▶ [Assignment]: Every line in the data below that includes "DivMat" belongs in the answer, copied as it stands.
******************************
# ANSSI-FR/libecc

Hardware: AMD Instinct MI355X
Metric: scalar-mults/sec (secp256r1, batch=2^20, variable base, affine out, bit-exact vs CPU) (higher is better)
Workload: dtype u32 (29-bit limbs, v_mad_u64_u32 integer MAD, u64 accumulators)

## Files before the change

### libecc_amd/csrc/ecamd_p256.h

```cpp
#pragma once
#include "ecamd_u29.h"

namespace p256 {
using namespace u29;

struct K {
	static constexpr u32 R2[9] = {0x00000c00, 0x00000000, 0x1fff0000, 0x1fdfffff, 0x1fbfffff,
				      0x1fffffff, 0x1fffffff, 0x1ffffffe, 0x00000013};
	static constexpr u32 ONE[9] = {0x00000020, 0x00000000, 0x00000000, 0x1fffc000, 0x1fffffff,
				       0x1fffffff, 0x1f7fffff, 0x03ffffff, 0x00000000};
	static constexpr u32 BM[9] = {0x1897bbfb, 0x1cdf6229, 0x018486c4, 0x01732821, 0x1dad59e0,
				      0x0abf7212, 0x1a06d110, 0x17721d20, 0x008600c3};
};

template <class T> U29_FN T constant(const u32 (&c)[9])
{
	T r;
#pragma unroll
	for (int i = 0; i < 9; i++) {
		r.l[i] = c[i];
	}
	return r;
}

typedef F<MASK + 16, (2ull << 24), 17> FX;
typedef F<MASK + 16, (6ull << 24) + 16, 96> FY;
typedef F<2ull * MASK, (4ull << 24), 56> FZ;
typedef F<MASK + 16, (4ull << 24), 49> FYsel;
struct TabEnt {
	FX X;
	FX Y;
	FZ Z;
};

struct Jac {
	FX X;
	FY Y;
	FZ Z;
};

U29_FN Fmul sqr_n(Fmul x, int n)
{
#pragma unroll 1
	for (int i = 0; i < n; i++) {
		x = weaken<Fmul>(sqr(x));
	}
	return x;
}
#define P256_MULW(a, b) weaken<Fmul>(mul(a, b))
U29_FN Fmul inv(const Fmul &x)
{
	const Fmul e2 = P256_MULW(sqr_n(x, 1), x);
	const Fmul e4 = P256_MULW(sqr_n(e2, 2), e2);
	const Fmul e8 = P256_MULW(sqr_n(e4, 4), e4);
	const Fmul e16 = P256_MULW(sqr_n(e8, 8), e8);
	const Fmul e32 = P256_MULW(sqr_n(e16, 16), e16);
	Fmul r = P256_MULW(sqr_n(e32, 32), x);
	r = P256_MULW(sqr_n(r, 128), e32);
	r = P256_MULW(sqr_n(r, 32), e32);
	r = P256_MULW(sqr_n(r, 16), e16);
	r = P256_MULW(sqr_n(r, 8), e8);
	r = P256_MULW(sqr_n(r, 4), e4);
	r = P256_MULW(sqr_n(r, 2), e2);
	r = P256_MULW(sqr_n(r, 2), x);
	return r;
}

U29_FN Jac dbl(const Jac &P)
{
	const auto delta = sqr(P.Z);
	const auto gamma = sqr(P.Y);
	const auto beta4 = mul(P.X, mul_small<4>(gamma));
	const auto t1 = sub<1, 0>(P.X, delta);
	const auto t2 = add(P.X, delta);
	const auto alpha0 = mul(t1, t2);
	const auto alpha = carry(mul_small<3>(alpha0));
	const auto a2 = sqr(alpha);
	const auto beta8 = mul_small<2>(beta4);
	const auto x3 = fold(sub<2, 1>(a2, beta8));
	const auto g4 = sqr(mul_small<2>(gamma));
	const auto g8 = mul_small<2>(g4);
	const auto t4 = sub<1, 1>(beta4, x3);
	const auto y3a = mul(alpha, t4);
	const auto y3 = carry(sub<2, 1>(y3a, g8));
	const auto z3 = mul_small<2>(mul(P.Y, P.Z));
	Jac R;
	R.X = weaken<FX>(x3);
	R.Y = weaken<FY>(y3);
	R.Z = weaken<FZ>(z3);
	return R;
}

template <class FX2, class FY2, class FZ2>
U29_FN Jac add_jac(const Jac &P, const FX2 &X2, const FY2 &Y2, const FZ2 &Z2, bool &h_is_zero)
{
	const auto z1z1 = sqr(P.Z);
	const auto z2z2 = sqr(Z2);
	const auto u1 = mul(P.X, z2z2);
	const auto u2 = mul(X2, z1z1);
	const auto s1 = mul(mul(P.Y, Z2), z2z2);
	const auto s2 = mul(mul(Y2, P.Z), z1z1);
	const auto h = carry(sub<1, 0>(u2, u1));
	const auto r = carry(sub<1, 0>(s2, s1));
	const auto hh = sqr(h);
	const auto hhh = mul(h, hh);
	const auto v = mul(u1, hh);
	const auto r2 = sqr(r);
	const auto x3 = fold(sub<2, 2>(r2, add(hhh, mul_small<2>(v))));
	const auto t5 = sub<1, 1>(v, x3);
	const auto m1 = mul(r, t5);
	const auto m2 = mul(s1, hhh);
	const auto y3 = carry(sub<1, 0>(m1, m2));
	const auto z3 = mul(mul(P.Z, Z2), h);
	h_is_zero = is_zero_mulout(z3);
	Jac R;
	R.X = weaken<FX>(x3);
	R.Y = weaken<FY>(y3);
	R.Z = weaken<FZ>(z3);
	return R;
}

typedef F<(1ull << 29) + MASK, (3ull << 24), 48> FYaff;
template <class FY2> U29_FN Jac madd(const Jac &P, const Fcanon &X2, const FY2 &Y2, bool &h_is_zero)
{
	const auto z1z1 = sqr(P.Z);
	const auto u2 = mul(X2, z1z1);
	const auto s2 = mul(mul(Y2, P.Z), z1z1);
	const auto h = carry(sub<1, 1>(u2, P.X));
	const auto r = carry(sub<3, 1>(s2, P.Y));
	const auto hh = sqr(h);
	const auto hhh = mul(h, hh);
	const auto v = mul(P.X, hh);
	const auto r2 = sqr(r);
	const auto x3 = fold(sub<2, 2>(r2, add(hhh, mul_small<2>(v))));
	const auto t5 = sub<1, 1>(v, x3);
	const auto y3 = carry(sub<1, 0>(mul(r, t5), mul(P.Y, hhh)));
	const auto z3 = mul(P.Z, h);
	h_is_zero = is_zero_mulout(z3);
	Jac R;
	R.X = weaken<FX>(x3);
	R.Y = weaken<FY>(y3);
	R.Z = weaken<FZ>(z3);
	return R;
}
U29_FN FYaff neg_aff(const Fcanon &y)
{
	F<0, 0, 0> zero;
#pragma unroll
	for (int i = 0; i < 9; i++) {
		zero.l[i] = 0;
	}
	return weaken<FYaff>(sub<1, 0>(zero, y));
}

U29_FN FYsel neg_y(const FX &y)
{
	F<0, 0, 0> zero;
#pragma unroll
	for (int i = 0; i < 9; i++) {
		zero.l[i] = 0;
	}
	return weaken<FYsel>(carry(sub<1, 1>(zero, y)));
}

typedef F<MASK + 16, (2ull << 24), 32> FXc;
typedef F<MASK + 16, (4ull << 24), 63> FYc;
typedef F<MASK + 15, (8ull << 24), 128> FR;
struct CoZ {
	FXc X;
	FYc Y;
};

template <class AX, class AY> U29_FN void dblu(const AX &x, const AY &y, CoZ &D, CoZ &P1, FZ &z)
{
	const Fcanon one = constant<Fcanon>(K::ONE);
	const auto gamma = sqr(y);
	const auto beta4 = mul(x, mul_small<4>(gamma));
	const auto t1 = sub<1, 0>(x, one);
	const auto t2 = add(x, one);
	const auto alpha = carry(mul_small<3>(mul(t1, t2)));
	const auto a2 = sqr(alpha);
	const auto x3 = fold(sub<2, 1>(a2, mul_small<2>(beta4)));
	const auto g8 = mul_small<2>(sqr(mul_small<2>(gamma)));
	const auto y3 = fold(sub<2, 2>(mul(alpha, sub<1, 1>(beta4, x3)), g8));
	D.X = weaken<FXc>(x3);
	D.Y = weaken<FYc>(y3);
	P1.X = weaken<FXc>(beta4);
	P1.Y = weaken<FYc>(carry(g8));
	z = weaken<FZ>(mul_small<2>(y));
}

U29_FN void zaddu(CoZ &P1, const CoZ &P2, CoZ &R, FR &r)
{
	const auto h = carry(sub<2, 1>(P1.X, P2.X));
	const auto c = sqr(h);
	const auto w1 = mul(P1.X, c);
	const auto w2 = mul(P2.X, c);
	const auto dy = carry(sub<2, 1>(P1.Y, P2.Y));
	const auto d = sqr(dy);
	const auto a1 = mul(P1.Y, sub<1, 0>(w1, w2));
	const auto x3 = fold(sub<2, 1>(d, add(w1, w2)));
	const auto y3 = carry(sub<1, 0>(mul(dy, sub<1, 1>(w1, x3)), a1));
	R.X = weaken<FXc>(x3);
	R.Y = weaken<FYc>(y3);
	P1.X = weaken<FXc>(w1);
	P1.Y = weaken<FYc>(a1);
	r = weaken<FR>(h);
}

struct QOrder {
	static constexpr u32 W[8] = {0xfc632551u, 0xf3b9cac2u, 0xa7179e84u, 0xbce6faadu, 0xffffffffu, 0xffffffffu, 0x00000000u, 0xffffffffu};
};
template <int KW, int WB> U29_FN int recode_odd(u32 *e, const u32 *kw, int slen)
{
	constexpr int NW = KW + 1;
	const u32 even = (kw[0] & 1u) - 1u;
	u64 c = 0;
#pragma unroll
	for (int w = 0; w < KW; w++) {
		c += (u64)kw[w] + (w < 8 ? (QOrder::W[w] & even) : 0u);
		e[w] = (u32)c;
		c >>= 32;
	}
	e[KW] = (u32)c;
	e[0] &= ~1u;
	const int nbits = (KW == 8) ? 257 : ((8 * slen > 256 ? 8 * slen : 256) + 1);
	const int t = (nbits + WB - 1) / WB;
	const int sh = 32 * NW - WB * t - 1;
	for (int s = 0; s < (sh >> 5); s++) {
#pragma unroll
		for (int w = NW - 1; w > 0; w--) {
			e[w] = e[w - 1];
		}
		e[0] = 0;
	}
	const int bs = sh & 31;
#pragma unroll
	for (int w = NW - 1; w > 0; w--) {
		e[w] = (u32)((((u64)e[w] << 32) | e[w - 1]) >> (32 - bs));
	}
	e[0] = (u32)(((u64)e[0] << 32) >> (32 - bs));
	e[NW - 1] |= 0x80000000u;
	return t;
}
template <int NW, int WB> U29_FN bool odd_digit(u32 *e, u32 &idx)
{
	constexpr u32 HALF = 1u << (WB - 1);
	const u32 win = e[NW - 1] >> (32 - WB);
#pragma unroll
	for (int w = NW - 1; w > 0; w--) {
		e[w] = (e[w] << WB) | (e[w - 1] >> (32 - WB));
	}
	e[0] <<= WB;
	const bool neg = win < HALF;
	idx = (win & (HALF - 1)) ^ (neg ? HALF - 1 : 0u);
	return neg;
}

U29_FN bool recode_odd64(u32 *e, const u32 *kw)
{
	const u32 even = (kw[0] & 1u) - 1u;
	u32 d[8];
	u32 borrow = 0;
#pragma unroll
	for (int w = 0; w < 8; w++) {
		const u64 x = (u64)kw[w] - QOrder::W[w] - borrow;
		d[w] = (u32)x;
		borrow = (u32)(x >> 63);
	}
	const u32 below = 0u - borrow;
	u64 c = borrow;
#pragma unroll
	for (int w = 0; w < 8; w++) {
		c += (u64)(d[w] ^ below);
		d[w] = ((u32)c & even) | (kw[w] & ~even);
		c >>= 32;
	}
#pragma unroll
	for (int w = 0; w < 7; w++) {
		e[w] = (d[w] >> 1) | (d[w + 1] << 31);
	}
	e[7] = (d[7] >> 1) | 0x80000000u;
	return (even & below) != 0u;
}

U29_FN TabEnt to_tab(const Jac &P)
{
	TabEnt T;
	T.X = P.X;
	T.Y = weaken<FX>(fold(P.Y));
	T.Z = P.Z;
	return T;
}

}
```

Measured before the change: 77.34 million.

## Replace Fermat field inversion with constant-time safegcd divsteps inversion

Adds a Bernstein-Yang safegcd inverse that runs 21 batches of 29 branchless divsteps on 29-bit signed limbs, applying each transition matrix to f/g and d/e. It also folds the Montgomery correction in by seeding e with R2. It becomes the default inv, replacing the roughly 255-squaring Fermat addition chain, which is kept behind a macro. Inversion runs once per scalar mult for the affine output, so the gain is limited to that share of the work. The new path adds signed 64-bit arithmetic and may raise register pressure.

```diff
diff --git a/libecc_amd/csrc/ecamd_p256.h b/libecc_amd/csrc/ecamd_p256.h
--- a/libecc_amd/csrc/ecamd_p256.h
+++ b/libecc_amd/csrc/ecamd_p256.h
@@ -39,6 +39,162 @@
 	FZ Z;
 };
 
+#ifndef P256_INV_FERMAT
+#define P256_INV_FERMAT 0
+#endif
+
+typedef int32_t i32;
+typedef int64_t i64;
+constexpr int SAFEGCD_N = 29;
+constexpr int SAFEGCD_BATCHES = 21;
+static_assert(SAFEGCD_N == W && SAFEGCD_N * SAFEGCD_BATCHES >= 590, "divstep count below the proven bound");
+struct DivMat {
+	i32 u, v, q, r;
+};
+
+U29_FN i32 divsteps29(i32 zeta, u32 f, u32 g, DivMat &t)
+{
+	u32 u = 1, v = 0, q = 0, r = 1;
+#pragma unroll
+	for (int i = 0; i < SAFEGCD_N; i++) {
+		u32 m1 = (u32)(zeta >> 31);
+		const u32 m2 = 0u - (g & 1u);
+		const u32 x = (f ^ m1) - m1, y = (u ^ m1) - m1, z = (v ^ m1) - m1;
+		g += x & m2;
+		q += y & m2;
+		r += z & m2;
+		m1 &= m2;
+		zeta = (i32)((u32)zeta ^ m1) - 1;
+		f += g & m1;
+		u += q & m1;
+		v += r & m1;
+		g >>= 1;
+		u <<= 1;
+		v <<= 1;
+	}
+	t.u = (i32)u;
+	t.v = (i32)v;
+	t.q = (i32)q;
+	t.r = (i32)r;
+	return zeta;
+}
+
+U29_FN void safegcd_update_fg(i32 *f, i32 *g, const DivMat &t)
+{
+	i64 cf = (i64)t.u * f[0] + (i64)t.v * g[0];
+	i64 cg = (i64)t.q * f[0] + (i64)t.r * g[0];
+	cf >>= W;
+	cg >>= W;
+#pragma unroll
+	for (int i = 1; i < 9; i++) {
+		cf += (i64)t.u * f[i] + (i64)t.v * g[i];
+		cg += (i64)t.q * f[i] + (i64)t.r * g[i];
+		f[i - 1] = (i32)((u32)cf & MASK);
+		g[i - 1] = (i32)((u32)cg & MASK);
+		cf >>= W;
+		cg >>= W;
+	}
+	f[8] = (i32)cf;
+	g[8] = (i32)cg;
+}
+
+U29_FN void safegcd_update_de(i32 *d, i32 *e, const DivMat &t)
+{
+	constexpr i32 pq[9] = {0, 0, 0, (i32)P256::Q3, 0, 0, (i32)P256::Q6, (i32)P256::Q7, (i32)P256::Q8};
+	const i32 sd = d[8] >> 31, se = e[8] >> 31;
+	i32 md = (t.u & sd) + (t.v & se);
+	i32 me = (t.q & sd) + (t.r & se);
+	i64 cd = (i64)t.u * d[0] + (i64)t.v * e[0];
+	i64 ce = (i64)t.q * d[0] + (i64)t.r * e[0];
+	md -= (i32)(((u32)md - (u32)cd) & MASK);
+	me -= (i32)(((u32)me - (u32)ce) & MASK);
+	cd -= md;
+	ce -= me;
+	cd >>= W;
+	ce >>= W;
+#pragma unroll
+	for (int i = 1; i < 9; i++) {
+		cd += (i64)t.u * d[i] + (i64)t.v * e[i];
+		ce += (i64)t.q * d[i] + (i64)t.r * e[i];
+		if (pq[i] != 0) {
+			cd += (i64)pq[i] * md;
+			ce += (i64)pq[i] * me;
+		}
+		d[i - 1] = (i32)((u32)cd & MASK);
+		e[i - 1] = (i32)((u32)ce & MASK);
+		cd >>= W;
+		ce >>= W;
+	}
+	d[8] = (i32)cd;
+	e[8] = (i32)ce;
+}
+
+U29_FN int safegcd_run(i32 *f, i32 *g, i32 *d, const u32 *x, const u32 *e0)
+{
+	i32 e[9];
+#pragma unroll
+	for (int i = 0; i < 9; i++) {
+		f[i] = (i32)P256::P[i];
+		g[i] = (i32)x[i];
+		d[i] = 0;
+		e[i] = (i32)e0[i];
+	}
+	i32 zeta = -1;
+	int steps = 0;
+#pragma unroll 1
+	for (int b = 0; b < SAFEGCD_BATCHES; b++) {
+		DivMat t;
+		zeta = divsteps29(zeta, (u32)f[0] | ((u32)f[1] << W), (u32)g[0] | ((u32)g[1] << W), t);
+		safegcd_update_de(d, e, t);
+		safegcd_update_fg(f, g, t);
+		steps += SAFEGCD_N;
+	}
+	return steps;
+}
+
+U29_FN Fcanon safegcd_normalize(i32 *d, i32 fsign)
+{
+	i32 add = d[8] >> 31;
+#pragma unroll
+	for (int i = 0; i < 9; i++) {
+		d[i] += (i32)P256::P[i] & add;
+	}
+	const i32 neg = fsign >> 31;
+#pragma unroll
+	for (int i = 0; i < 9; i++) {
+		d[i] = (d[i] ^ neg) - neg;
+	}
+#pragma unroll
+	for (int i = 0; i < 8; i++) {
+		d[i + 1] += d[i] >> W;
+		d[i] &= (i32)MASK;
+	}
+	add = d[8] >> 31;
+#pragma unroll
+	for (int i = 0; i < 9; i++) {
+		d[i] += (i32)P256::P[i] & add;
+	}
+#pragma unroll
+	for (int i = 0; i < 8; i++) {
+		d[i + 1] += d[i] >> W;
+		d[i] &= (i32)MASK;
+	}
+	Fcanon r;
+#pragma unroll
+	for (int i = 0; i < 9; i++) {
+		r.l[i] = (u32)d[i];
+	}
+	return r;
+}
+
+U29_FN Fmul inv_safegcd(const Fmul &x)
+{
+	const Fcanon xc = canonical(x);
+	i32 f[9], g[9], d[9];
+	safegcd_run(f, g, d, xc.l, K::R2);
+	return weaken<Fmul>(safegcd_normalize(d, f[8]));
+}
+
 U29_FN Fmul sqr_n(Fmul x, int n)
 {
 #pragma unroll 1
@@ -48,7 +204,7 @@
 	return x;
 }
 #define P256_MULW(a, b) weaken<Fmul>(mul(a, b))
-U29_FN Fmul inv(const Fmul &x)
+U29_FN Fmul inv_fermat(const Fmul &x)
 {
 	const Fmul e2 = P256_MULW(sqr_n(x, 1), x);
 	const Fmul e4 = P256_MULW(sqr_n(e2, 2), e2);
@@ -64,6 +220,15 @@
 	r = P256_MULW(sqr_n(r, 2), e2);
 	r = P256_MULW(sqr_n(r, 2), x);
 	return r;
+}
+
+U29_FN Fmul inv(const Fmul &x)
+{
+#if P256_INV_FERMAT
+	return inv_fermat(x);
+#else
+	return inv_safegcd(x);
+#endif
 }
 
 U29_FN Jac dbl(const Jac &P)
```

Measured after the change: 78.37 million, median of 6. 1.3% higher.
******************************
▶ [Response area]:
+struct DivMat {
+U29_FN i32 divsteps29(i32 zeta, u32 f, u32 g, DivMat &t)
+U29_FN void safegcd_update_fg(i32 *f, i32 *g, const DivMat &t)
+U29_FN void safegcd_update_de(i32 *d, i32 *e, const DivMat &t)
+		DivMat t;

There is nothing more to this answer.